┌──

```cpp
hipError_t pack_g(const IgemmParams& p, hipStream_t st) {
    float* const qk = const_cast<float*>(p.qk);
    float* const pk = const_cast<float*>(p.pk);
    const unsigned nq = (unsigned)(p.qk_bytes / 4), np = (unsigned)(p.pk_bytes / 4);
    hipLaunchKernelGGL(pack_rows_kernel, dim3(pack_grid(nq)), dim3(256), 0, st, p.x, p.x_bs, p.Q, p.Lx, p.p, p.Lq, nq, act_slope(p.act_x), qk);
    if (p.g_ps) hipLaunchKernelGGL(pack_rows_kernel, dim3(pack_grid(np)), dim3(256), 0, st, p.pt, p.pt_bs, p.M, p.LP, 0, p.Kp, np, act_slope(p.act_p), pk);
    else hipLaunchKernelGGL(pack_flat_kernel, dim3(pack_grid(np)), dim3(256), 0, st, p.pt, p.pt_bs, p.B, p.LP, p.Kp, np, act_slope(p.act_p), pk);
    return hipGetLastError();
}

template <int KW, int S>
hipError_t launch_g_raw(const IgemmParams& p, int grid, hipStream_t st, int prec) {
    if (prec == 0) {
        if (hipError_t e = pack_g(p, st)) return e;
    }
    if (p.g_ps) {
        if (prec == 1) hipLaunchKernelGGL((conv_g_ps_kernel<KW, S, 1>), dim3(grid), dim3(NT), 0, st, p);
        else if (prec == 2) hipLaunchKernelGGL((conv_g_ps_kernel<KW, S, 2>), dim3(grid), dim3(NT), 0, st, p);
        else hipLaunchKernelGGL((conv_g_ps_kernel<KW, S, 0>), dim3(grid), dim3(NT), 0, st, p);
        return hipGetLastError();
    }
    if (prec == 1) hipLaunchKernelGGL((conv_g_raw_kernel<KW, S, 1>), dim3(grid), dim3(NT), 0, st, p);
    else if (prec == 2) hipLaunchKernelGGL((conv_g_raw_kernel<KW, S, 2>), dim3(grid), dim3(NT), 0, st, p);
    else hipLaunchKernelGGL((conv_g_raw_kernel<KW, S, 0>), dim3(grid), dim3(NT), 0, st, p);
    return hipGetLastError();
}

}

hipError_t pgconv::launch_raw_g(const IgemmParams& p, int grid, hipStream_t st, int prec) {
    if (p.k == 32) return launch_g_raw<32, 2>(p, grid, st, prec);
    if (p.k == 8 && p.s == 1) return launch_g_raw<8, 1>(p, grid, st, prec);
    if (p.k == 8) return launch_g_raw<8, 2>(p, grid, st, prec);
    if (p.k == 5) return launch_g_raw<5, 2>(p, grid, st, prec);
    return launch_g_raw<4, 2>(p, grid, st, prec);
}
```

Baseline: 98760 frames/s.

## Add triple-buffered f32 wgrad pipeline and fuse vectorized pack kernels

Adds a triple-buffered f32 weight-gradient GEMM path that spreads the global-to-LDS gathers and next-slab LDS fragment reads between individual MFMA instructions, with explicit vmcnt/lgkm waits. It is meant to hide load latency behind matrix math. This path is compiled only when PG_G_PIPE is nonzero, and that macro defaults to 0. The pack kernels for Q and P are also merged into one launch that reads and writes float4 when aligned, which cuts one launch and the scalar memory traffic. The new pack path rejects shapes whose lengths are not multiples of 4, and the fused pack handles batches on a second grid axis.

New measurement: 98940 frames/s (median of 6 runs). About the same (+0.2%).

```diff
diff --git a/unet-phasegen_amd/csrc/conv_raw_wgrad.hip b/unet-phasegen_amd/csrc/conv_raw_wgrad.hip
--- a/unet-phasegen_amd/csrc/conv_raw_wgrad.hip
+++ b/unet-phasegen_amd/csrc/conv_raw_wgrad.hip
@@ -610,51 +610,328 @@
     }
 }
 
+#ifndef PG_G_PIPE
+#define PG_G_PIPE 0
+#endif
+template <int N> __device__ __forceinline__ void gw_wait_vmcnt() {
+    static_assert(N >= 0 && N < 64, "vmcnt is a 6-bit count");
+    __builtin_amdgcn_s_waitcnt((N & 15) | ((N >> 4) << 14) | (7 << 4) | (15 << 8));
+}
+__device__ __forceinline__ void gw_lgkm0() { __builtin_amdgcn_s_waitcnt(0xc07f); }
+__device__ __forceinline__ unsigned gw_lds_addr(const float* p) {
+    return (unsigned)(size_t)(const __attribute__((address_space(3))) float*)p;
+}
+struct GFrag { f32x4 a[2][2]; f32x2 b[4][4]; };
+template <int S, int N> __device__ __forceinline__ void gw_read(GFrag& f, unsigned a0, unsigned a1, const unsigned (&ba)[4]) {
+    if constexpr (N < 2) asm volatile("ds_read_b128 %0, %1 offset:%2" : "=v"(f.a[N][0]) : "v"(a0), "n"(N * 32 * BK * 4));
+    else if constexpr (N == 10 || N == 11) asm volatile("ds_read_b128 %0, %1 offset:%2" : "=v"(f.a[N - 10][1]) : "v"(a1), "n"((N - 10) * 32 * BK * 4));
+    else {
+        constexpr int q = N < 10 ? N - 2 : N - 4, ip = q >> 2, jb = q & 3;
+        asm volatile("ds_read2_b32 %0, %1 offset0:%2 offset1:%3" : "=v"(f.b[jb][ip]) : "v"(ba[jb]), "n"(S * 2 * ip), "n"(S * 2 * ip + S));
+    }
+}
+template <int S> __device__ __forceinline__ void gw_read_all(GFrag& f, unsigned a0, unsigned a1, const unsigned (&ba)[4]) {
+    gw_read<S, 0>(f, a0, a1, ba); gw_read<S, 1>(f, a0, a1, ba); gw_read<S, 2>(f, a0, a1, ba); gw_read<S, 3>(f, a0, a1, ba);
+    gw_read<S, 4>(f, a0, a1, ba); gw_read<S, 5>(f, a0, a1, ba); gw_read<S, 6>(f, a0, a1, ba); gw_read<S, 7>(f, a0, a1, ba);
+    gw_read<S, 8>(f, a0, a1, ba); gw_read<S, 9>(f, a0, a1, ba); gw_read<S, 10>(f, a0, a1, ba); gw_read<S, 11>(f, a0, a1, ba);
+    gw_read<S, 12>(f, a0, a1, ba); gw_read<S, 13>(f, a0, a1, ba); gw_read<S, 14>(f, a0, a1, ba); gw_read<S, 15>(f, a0, a1, ba);
+    gw_read<S, 16>(f, a0, a1, ba); gw_read<S, 17>(f, a0, a1, ba); gw_read<S, 18>(f, a0, a1, ba); gw_read<S, 19>(f, a0, a1, ba);
+}
+#ifndef PG_G_WAITPOS
+#define PG_G_WAITPOS 32
+#endif
+static_assert(PG_G_WAITPOS >= 10 && PG_G_WAITPOS + 20 <= 60, "gathers, barrier, reads, wait: in this order inside one slab");
+template <int S, int C, typename Issue, typename Wait>
+__device__ __forceinline__ void gw_work(GFrag& nxt, unsigned a0, unsigned a1, const unsigned (&ba)[4], const Issue& issue, const Wait& wait) {
+    if constexpr (C < 10 && (C & 1) == 0) issue(C >> 1);
+    if constexpr (C == PG_G_WAITPOS - 1) wait();
+#if PG_G_PIPE == 3
+    if constexpr (C == PG_G_WAITPOS - 1) { __builtin_amdgcn_sched_barrier(0); gw_read_all<S>(nxt, a0, a1, ba); }
+#else
+    if constexpr (C >= PG_G_WAITPOS && C < PG_G_WAITPOS + 20) gw_read<S, (C >= PG_G_WAITPOS && C < PG_G_WAITPOS + 20) ? C - PG_G_WAITPOS : 0>(nxt, a0, a1, ba);
+#endif
+    if constexpr (C == 60) gw_lgkm0();
+}
+template <int S, typename Issue, typename Wait>
+__device__ __forceinline__ void gw_slab(const GFrag& cur, GFrag& nxt, unsigned a0, unsigned a1, const unsigned (&ba)[4], AccR& acc,
+                                        const Issue& issue, const Wait& wait) {
+#define GW_CHUNK(C)                                                                                                              \
+    __builtin_amdgcn_sched_barrier(0);                                                                                           \
+    acc.c[((C) >> 2) & 1][(C) & 3] = __builtin_amdgcn_mfma_f32_32x32x2f32(cur.a[((C) >> 2) & 1][(C) >> 5][((C) >> 3) & 3],       \
+        cur.b[(C) & 3][(C) >> 4][((C) >> 3) & 1], acc.c[((C) >> 2) & 1][(C) & 3], 0, 0, 0);                                      \
+    gw_work<S, (C)>(nxt, a0, a1, ba, issue, wait);
+#define GW_ROW(C0) GW_CHUNK(C0) GW_CHUNK(C0 + 1) GW_CHUNK(C0 + 2) GW_CHUNK(C0 + 3) GW_CHUNK(C0 + 4) GW_CHUNK(C0 + 5) GW_CHUNK(C0 + 6) GW_CHUNK(C0 + 7)
+    GW_ROW(0) GW_ROW(8) GW_ROW(16) GW_ROW(24) GW_ROW(32) GW_ROW(40) GW_ROW(48) GW_ROW(56)
+    __builtin_amdgcn_sched_barrier(0);
+#undef GW_ROW
+#undef GW_CHUNK
+}
+
+template <int KW, int S, bool PS>
+__device__ __forceinline__ void g_f32_pipe(const IgemmParams& p) {
+    using C = GRaw<KW, S>;
+    constexpr int NSUB = PS ? 1 : 2;
+    constexpr int NP = NSUB * C::SUBP / 4;
+    constexpr int NE = (NP + NT - 1) / NT;
+    constexpr int STG = RTILE_A + NSUB * C::SUBP;
+    constexpr int ND = 2 + NE;
+    constexpr bool TAILALL = NE * NT <= NP;
+    static_assert(C::WLP % 4 == 0, "16-byte window pieces");
+    static_assert(3 * STG * 4 <= 64 * 1024 && 2 * 3 * STG * 4 <= 160 * 1024, "LDS budget: two workgroups per CU");
+    static_assert(ND <= 5 && NE >= 1, "gather slots of a slab");
+    __shared__ __attribute__((aligned(16))) float lds[3 * STG];
+    const int tid = threadIdx.x, lane = tid & 63;
+    const int wv = __builtin_amdgcn_readfirstlane(tid >> 6), wm = wv >> 1, wn = wv & 1;
+    const rsrc_t rp = make_rsrc(p.pk, p.pk_bytes), rx = make_rsrc(p.qk, p.qk_bytes);
+    const int qbs4 = p.qk_bs * 4, klast4 = (p.nslab - 1) * BK * 4;
+    const int pbs4 = p.M * p.Kp * 4, cps = p.Kp >> 4;
+    const bool tailw = TAILALL || (NE - 1) * NT + wv * 64 < NP;
+    const int r = lane & 31, h = lane >> 5, sw = (r >> 2) & 3;
+    const unsigned la0 = (unsigned)(((wm * 64 + r) * BK + (((2 * h) ^ sw) << 2)) * 4);
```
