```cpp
extern "C" int pmt_quad_gram_csc_deliver_f64(const double *A, int64_t lda, int64_t rows, int64_t cols, const int64_t *xvar, const double *b, int sign,
                                             const int64_t *varmap, double alpha, double *out_P_values, double *host_P_values, int ngroups,
                                             pmt_linear_term *out_lin, double *out_const, void *workspace, void *stream) {
    if (cols > 0) PMT_REQUIRE(out_P_values && host_P_values, PMT_INVALID_ARGUMENT, "quad_gram_csc_deliver: null P values pointer");
    PMT_REQUIRE(ngroups >= 0 && ngroups <= MAXGROUPS, PMT_INVALID_ARGUMENT, "quad_gram_csc_deliver: ngroups must be 0 (default) .. 16");
    return gram_node({A, lda, rows, cols, xvar, b, sign, 1, varmap, nullptr, out_P_values, alpha, out_lin, out_const, workspace}, stream, host_P_values, ngroups);
}
```

parametron.jl_amd/csrc/gram_common.h:

```cpp
#pragma once
#include "common.h"

namespace pmt {

typedef double f64x2 __attribute__((ext_vector_type(2)));
typedef unsigned long long u64;

constexpr int ST = 128;
constexpr int SKC = 256;
constexpr int MAXG = 512;
constexpr int SLOT = ST * ST;
constexpr int MAXGROUPS = 16;

struct SKArgs {
    const double *A; int64_t lda, rows, cols;
    const int64_t *xvar; const int64_t *varmap; int moi;
    QT *out_quad;
    double *out_csc;
    double alpha;
    int ntiles, nchunk, G;
    int skc;
    int tfull;
    int64_t U;
    int vec_in;
// ... 4 lines not shown
    unsigned *pair_flags; unsigned epoch;
    unsigned flag_value;
    int *error;
    long long pair_timeout;
    int strict;
};

template <int TN>
struct Cfg {
    static_assert(TN == 2, "the geometry below is the shipped one only");
    static constexpr int NW = 8;
    static constexpr int NT = NW * 64;
    static constexpr int WCOLS = 16 * TN;
    static constexpr int NWC = ST / WCOLS;
    static constexpr int NACC = 4 * TN * 4;
    static constexpr int NLD = (ST * 8) / NT;
};

__device__ __forceinline__ void sk_tri_unrank(int t, int nt, int &jb, int &kb) {
    int j = (int)((2.0 * nt + 1.0 - sqrt((2.0 * nt + 1.0) * (2.0 * nt + 1.0) - 8.0 * (double)t)) * 0.5);
    if (j < 0) j = 0;
    if (j > nt - 1) j = nt - 1;
    while (j > 0 && (j * nt - j * (j - 1) / 2) > t) --j;
    while (j + 1 < nt && ((j + 1) * nt - (j + 1) * j / 2) <= t) ++j;
    jb = j;
    kb = j + (t - (j * nt - j * (j - 1) / 2));
}

__device__ __forceinline__ void sk_seq_unrank(int idx, int nt, int &jb, int &kb) {
    int base = 0;
    for (int R = 0; R * 4 < nt; ++R) {
        const int j0 = R * 4;
        const int h = min(4, nt - j0);
        const int W = nt - j0;
        const int tri = h * (h + 1) / 2;
        const int count = tri + (W - h) * h;
        if (idx < base + count) {
            int p = idx - base;
            if (p < tri) {
                int c = 0;
                while (p >= c + 1) { p -= c + 1; ++c; }
                kb = j0 + c; jb = j0 + p;
            } else {
                p -= tri;
                kb = j0 + h + p / h; jb = j0 + p % h;
            }
            return;
        }
        base += count;
    }
    jb = kb = nt - 1;
}

__device__ __forceinline__ void sk_colseq_unrank(int idx, int nt, int w, int &jb, int &kb) {
    int base = 0;
    for (int c0 = 0; c0 < nt; c0 += w) {
        const int h = min(w, nt - c0);
        const int rect = c0 * h;
        const int count = rect + h * (h + 1) / 2;
        if (idx < base + count) {
            int p = idx - base;
            if (p < rect) {
                jb = p / h; kb = c0 + p % h;
            } else {
                p -= rect;
                int r = 0;
                while (p >= h - r) { p -= h - r; ++r; }
                jb = c0 + r; kb = c0 + r + p;
            }
            return;
        }
        base += count;
    }
    jb = kb = nt - 1;
}
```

└──

### Your instructions
Of the lines in the data, report each one containing the string "NSUB".

### Reply to the exercise
+    constexpr int NSUB = PS ? 1 : 2;
+    constexpr int NP = NSUB * C::SUBP / 4;
+    constexpr int STG = RTILE_A + NSUB * C::SUBP;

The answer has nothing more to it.